Chapter 6: Stemming & Lemmatization (Finding Word Roots)

🤔 The Problem

Consider: "playing", "plays", "played", "player"

These are all forms of the same word "play"!

But a computer sees them as 4 DIFFERENT words.

We need to reduce them to their ROOT form!

Two Ways to Find Roots

✂️ Stemming (Quick & Rough)

Just chops off the end of words!

  • playing → play
  • happily → happili ❌
  • running → run

Fast but can create non-words!

📚 Lemmatization (Proper & Smart)

Uses dictionary to find real root!

  • playing → play ✅
  • happily → happy ✅
  • better → good ✅

Slower but always real words!

from nltk.stem import PorterStemmer, WordNetLemmatizer
from nltk.tokenize import word_tokenize
import nltk

nltk.download('wordnet')

sentence = "The children are playing happily while their teacher watches them."

# Create stemmer and lemmatizer
stemmer = PorterStemmer()
lemmatizer = WordNetLemmatizer()

# Tokenize the sentence
tokens = word_tokenize(sentence)

# Apply stemming and lemmatization to each token
stems = [stemmer.stem(word) for word in tokens]
lemmas = [lemmatizer.lemmatize(word) for word in tokens]
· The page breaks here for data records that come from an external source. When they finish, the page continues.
int halo_in_d2(const Block& b, int what) { return what == AGX_HALO_UPDATE && b.d.d2.base ? 1 : 0; }
void x_changed(agx_ctx* c) {
  for (auto& blk : c->blocks) blk.x_planes_current = false;
}
Planes5 halo_planes(Block& b, int what) {
  Planes5 r;
  r.rec = what == AGX_HALO_UPDATE ? b.d.sw_dyn : nullptr;
  const bool z2 = halo_in_d2(b, what) != 0;
  r.stride = z2 ? 2 : 1;
#if AGX_NEQ == 7
  if (what == AGX_HALO_TURB) {
    for (int e = 0; e < AGX_NEQ; ++e) r.p[e] = b.d.turb3[e < 3 ? e : 2];
    return r;
  }
#endif
  if (what == AGX_HALO_VELGRAD_A || what == AGX_HALO_VELGRAD_B) {
    for (int e = 0; e < AGX_NEQ; ++e) {
      const int comp = what == AGX_HALO_VELGRAD_A ? e : std::min(5 + e, 8);
      r.p[e] = b.d.vg + (long)comp * b.d.nplane;
    }
    return r;
  }
  for (int e = 0; e < AGX_NEQ; ++e)
    r.p[e] = what == AGX_HALO_STATE ? b.d.state[e]
             : (z2 ? b.d.d2.base + 2L * (PA_X + (e >> 1)) * b.d.d2.nd2 + (e & 1) : b.d.x[e]);
  return r;
}

int check_device_error(agx_ctx* c) {
  int* const err_host = c->err_host.get();
  if (*err_host) {
    const int code = *err_host;
    *err_host = 0;
    hipMemsetAsync(c->err_dev.get(), 0, sizeof(int), c->stream);
    if (code == 3)
      return fail("Singular matrix in Gauss-Jordan elimination!");
    if (code == AGX_ERR_TPG_ENERGY)
      return fail("thermallyPerfect: the temperature of a cell's specific energy was not "
                  "found (Newton's method did not converge in %d steps, or the energy lies "
                  "below the heat of formation)", AGX_TPG_NEWTON_MAX);
    if (code == 2) {
      c->pipe_nblocks = 0;
      return fail("LU-SGS pipeline: a k-plane waited beyond the spin limit for its "
                  "predecessor (AGX_LUSGS=plane / AGX_SWEEP_PIPE=0 select the "
                  "launch-per-hyperplane forms)");
    }
    return fail("a boundary-condition variant outside this build's coverage was requested");
  }
  return 0;
}

struct MarchPlan { dim3 grid; int kchunk; long nparts; };
int g_march_tj = 6;
bool tile_ok(const agx_ctx* c, const BlockDev& b) {
  return AGX_FAST && c->use_tile && !c->use_gather && (double)b.nplane * 8.0 < 4294967296.0;
}
bool all_tile_ok(const agx_ctx* c) {
  for (const auto& blk : c->blocks)
    if (!tile_ok(c, blk.d)) return false;
  return true;
}
MarchPlan march_plan(const agx_ctx* c, const BlockDev& b) {
  MarchPlan p;
  const int gx = (b.ni + 63) / 64, gy = (b.nj + g_march_tj - 1) / g_march_tj;
  if (tile_ok(c, b)) {
    const long steps = (long)gx * gy * b.nk;
    long np = std::min<long>(c->num_cu, std::max<long>(1, steps / 8));
    if (np >= 8) np -= np % 8;
    p.kchunk = 0;
    p.grid = dim3((unsigned)np);
    p.nparts = np;
    return p;
  }
  int nz = std::max(1, (int)std::lround(2048.0 / (gx * gy)));
  nz = std::min(nz, std::max(1, b.nk / 4));
  p.kchunk = (b.nk + nz - 1) / nz;
  nz = (b.nk + p.kchunk - 1) / p.kchunk;
  p.grid = dim3(gx, gy, nz);
  p.nparts = (long)gx * gy * nz;
  return p;
}

SlabDev make_slab(const BlockDev& b) {
  SlabDev sd;
  sd.base = b.vol - (long)PL_VOL * b.nplane;
  sd.nplane = b.nplane; sd.sx = b.sx; sd.sxy = b.sxy;
  sd.ni = b.ni; sd.nj = b.nj; sd.nk = b.nk; sd.ng = b.ng; sd.ioff = b.ioff;
  sd.st = (int)((b.state[0] - sd.base) / b.nplane);
  sd.sn = (int)((b.state2[0] - sd.base) / b.nplane);
  return sd;
}
template <int RECON, int LIM, int FLUX>
void launch_inv_kernel(agx_ctx* c, const BlockDev& b, double cfl, bool fuse,
                       const MarchArgs& ma, const MarchPlan& mp) {
  const SlabDev sd = make_slab(b);
  if (c->use_gather || AGX_NEQ != 5) {
    hipLaunchKernelGGL((k_inv_residual<RECON, LIM, FLUX>), cell_grid(b, CELL_BLOCK),
                       CELL_BLOCK, 0, c->stream, b, c->gas, c->sp, cfl);
    return;
  }
  const dim3 tb(64, g_march_tj + 2);
#if AGX_FAST
  if (tile_ok(c, b)) {
    if (fuse && ma.store_consn)
      hipLaunchKernelGGL((k_residual_tile<RECON, LIM, FLUX, 2, 6>), mp.grid, tb, 0,
                         c->stream, sd, c->gas, c->sp, cfl, ma);
    else if (fuse)
      hipLaunchKernelGGL((k_residual_tile<RECON, LIM, FLUX, 1, 6>), mp.grid, tb, 0,
                         c->stream, sd, c->gas, c->sp, cfl, ma);
    else
      hipLaunchKernelGGL((k_residual_tile<RECON, LIM, FLUX, 0, 6>), mp.grid, tb, 0,
                         c->stream, sd, c->gas, c->sp, cfl, ma);
  } else
#endif
  {
    if (fuse)
      hipLaunchKernelGGL((k_residual_march<RECON, LIM, FLUX, true, 6>), mp.grid, tb, 0,
                         c->stream, sd, c->gas, c->sp, cfl, ma);
    else
      hipLaunchKernelGGL((k_residual_march<RECON, LIM, FLUX, false, 6>), mp.grid, tb, 0,
                         c->stream, sd, c->gas, c->sp, cfl, ma);
  }
}
template <int RECON, int LIM>
// ... 829 lines not shown
  }
#if AGX_FAST
  for (auto& b : c->blocks)
    if (b.d.d2.base) {
      const long n = (long)b.d.d2.Pi * b.d.d2.Pj * (b.d.nk + 2 * b.d.ng);
      hipLaunchKernelGGL(k_d2_geo, dim3((n + 255) / 256), dim3(256), 0, c->stream, b.d);
    }
  HIPCHK(hipGetLastError());
#endif
  HIPCHK(hipStreamSynchronize(c->stream));
  for (auto& b : c->blocks) {
    b.fcen.reset();
    b.nodes_dev.reset();
  }
  return 0;
}
}

extern "C" {

const char* agx_last_error(void) { return g_err; }
const char* agx_version(void) {
#if AGX_TPG
  return "aither_gfx950 0.1 (HIP, gfx950, thermallyPerfect)";
#else
  return "aither_gfx950 0.1 (HIP, gfx950)";
#endif
}

int agx_ctx_create(int device, int rank, agx_ctx** out) {
  int ndev = 0;
  hipError_t e = hipGetDeviceCount(&ndev);
  if (e != hipSuccess || ndev <= 0)
    return fail("no HIP device available (%s): the gfx950 library has no CPU "
                "path", hipGetErrorString(e));
  if (device < 0 || device >= ndev) return fail("device %d out of range", device);
  HIPCHK(hipSetDevice(device));
  agx_ctx* c = new agx_ctx();
  c->device = device;
  c->rank = rank;
  if (const char* kn = getenv("AGX_KERNEL")) {
    c->use_gather = !strcmp(kn, "gather");
    c->use_tile = !strcmp(kn, "tile");
  }
  c->allow_fuse = !(getenv("AGX_NO_FUSE") && atoi(getenv("AGX_NO_FUSE")) != 0);
  {
    int ncu = 0;
    HIPCHK(hipDeviceGetAttribute(&ncu, hipDeviceAttributeMultiprocessorCount, device));
    if (ncu > 0) c->num_cu = ncu;
    if (const char* w = getenv("AGX_WORKGROUPS")) c->num_cu = std::max(1, atoi(w));
    if (const char* w = getenv("AGX_VISC")) {
      c->visc_gather = !strcmp(w, "gather");
      c->visc_march = !strcmp(w, "march");
    }
    if (const char* w = getenv("AGX_EAGER_GHOSTS")) c->eager_ghosts = atoi(w) != 0;
    if (const char* w = getenv("AGX_OVERLAP")) c->overlap = atoi(w) != 0;
    if (const char* w = getenv("AGX_LUSGS")) c->lusgs_mode = !strcmp(w, "plane") ? 0 : 1;
    if (const char* w = getenv("AGX_SPIN_LIMIT")) c->spin_limit = std::max(1, atoi(w));
    if (const char* w = getenv("AGX_GRAPHS")) c->use_graphs = atoi(w) != 0;
    if (const char* w = getenv("AGX_SWEEP_ALL")) c->sweep_all_launch = atoi(w) != 0;
    if (const char* w = getenv("AGX_SWEEP_PIPE")) c->sweep_pipe = atoi(w) != 0;
    if (const char* w = getenv("AGX_SWEEP_THREE")) c->sweep_three = atoi(w) != 0;
    if (const char* w = getenv("AGX_SWEEP_RECORDS")) c->sweep_records = atoi(w) != 0;
    if (const char* w = getenv("AGX_MRESID_SPLIT")) c->mresid_split = std::min(64, std::max(1, atoi(w)));
    if (const char* w = getenv("AGX_MRESID")) c->mresid_march = strcmp(w, "plane") != 0;
    if (const char* w = getenv("AGX_HALO_BATCH")) {
      c->halo_batch = strcmp(w, "0") != 0;
      c->halo_batch_required = !strcmp(w, "require");
    }
  }
  HIPCHK(c->err_dev.alloc(1));
  HIPCHK(hipMemset(c->err_dev.get(), 0, sizeof(int)));
  HIPCHK(c->err_host.alloc(1));
  *c->err_host.get() = 0;
  *out = c;
  return 0;
}

void agx_ctx_destroy(agx_ctx* c) {
  if (!c) return;
  hipSetDevice(c->device);
  hipStreamSynchronize(c->stream);
  if (c->nccl) ncclCommDestroy(c->nccl);
  for (auto& e : c->ev_pool) { hipEventDestroy(e.first); hipEventDestroy(e.second); }
  if (c->cap_stream) hipStreamDestroy(c->cap_stream);
  if (c->ov_stream) {
    hipStreamSynchronize(c->ov_stream);
    hipStreamDestroy(c->ov_stream);
    hipEventDestroy(c->ov_ready);
    hipEventDestroy(c->ov_done);
  }
  for (auto ev : c->branch_events) hipEventDestroy(ev);
  for (auto st : c->branch_streams) hipStreamDestroy(st);
  delete c;
}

print("Original:", tokens)
print("Stems:", stems)
print("Lemmas:", lemmas)

# Output:
# Original: ['The', 'children', 'are', 'playing', 'happily', 'while', 'their', 'teacher', 'watches', 'them', '.']
# Stems:    ['the', 'children', 'are', 'play', 'happili', 'while', 'their', 'teacher', 'watch', 'them', '.']
#           Note: 'happili' is not a real word! ❌
# Lemmas:   ['The', 'child', 'are', 'playing', 'happily', 'while', 'their', 'teacher', 'watch', 'them', '.']
#           Note: 'children' → 'child' (proper!) ✅

🚫 Common Mistakes in NLP Basics

💭 Short reflection

In one sentence: when would you choose lemmatization over stemming for a sentiment or search application?

✅ CORE (Must know)

📚 NON-CORE (Good to know)

Chapter 7: Summary - NLP Pipeline

📋 Complete NLP Preprocessing Pipeline

1
Tokenization

Break text into individual words/tokens

2
Lowercasing

"Hello" and "hello" should be the same word

3
Remove Stop Words

Remove common words like "the", "is", "and"

4
Stemming/Lemmatization

Reduce words to their root form

5
Vectorization (TF-IDF)

Convert text to numbers for ML

Concept What It Does Example
Tokenization Splits text into words "Hello world" → ["Hello", "world"]
POS Tagging Labels word types "run" → VB (verb)
NER Finds named entities "Elon" → PERSON
TF-IDF Measures word importance Unique words get high scores
Stemming Chops word endings "running" → "run"
Lemmatization Finds proper root "better" → "good"

🎉 Congratulations!

You now understand the basics of NLP!

These techniques power chatbots, search engines, and AI assistants!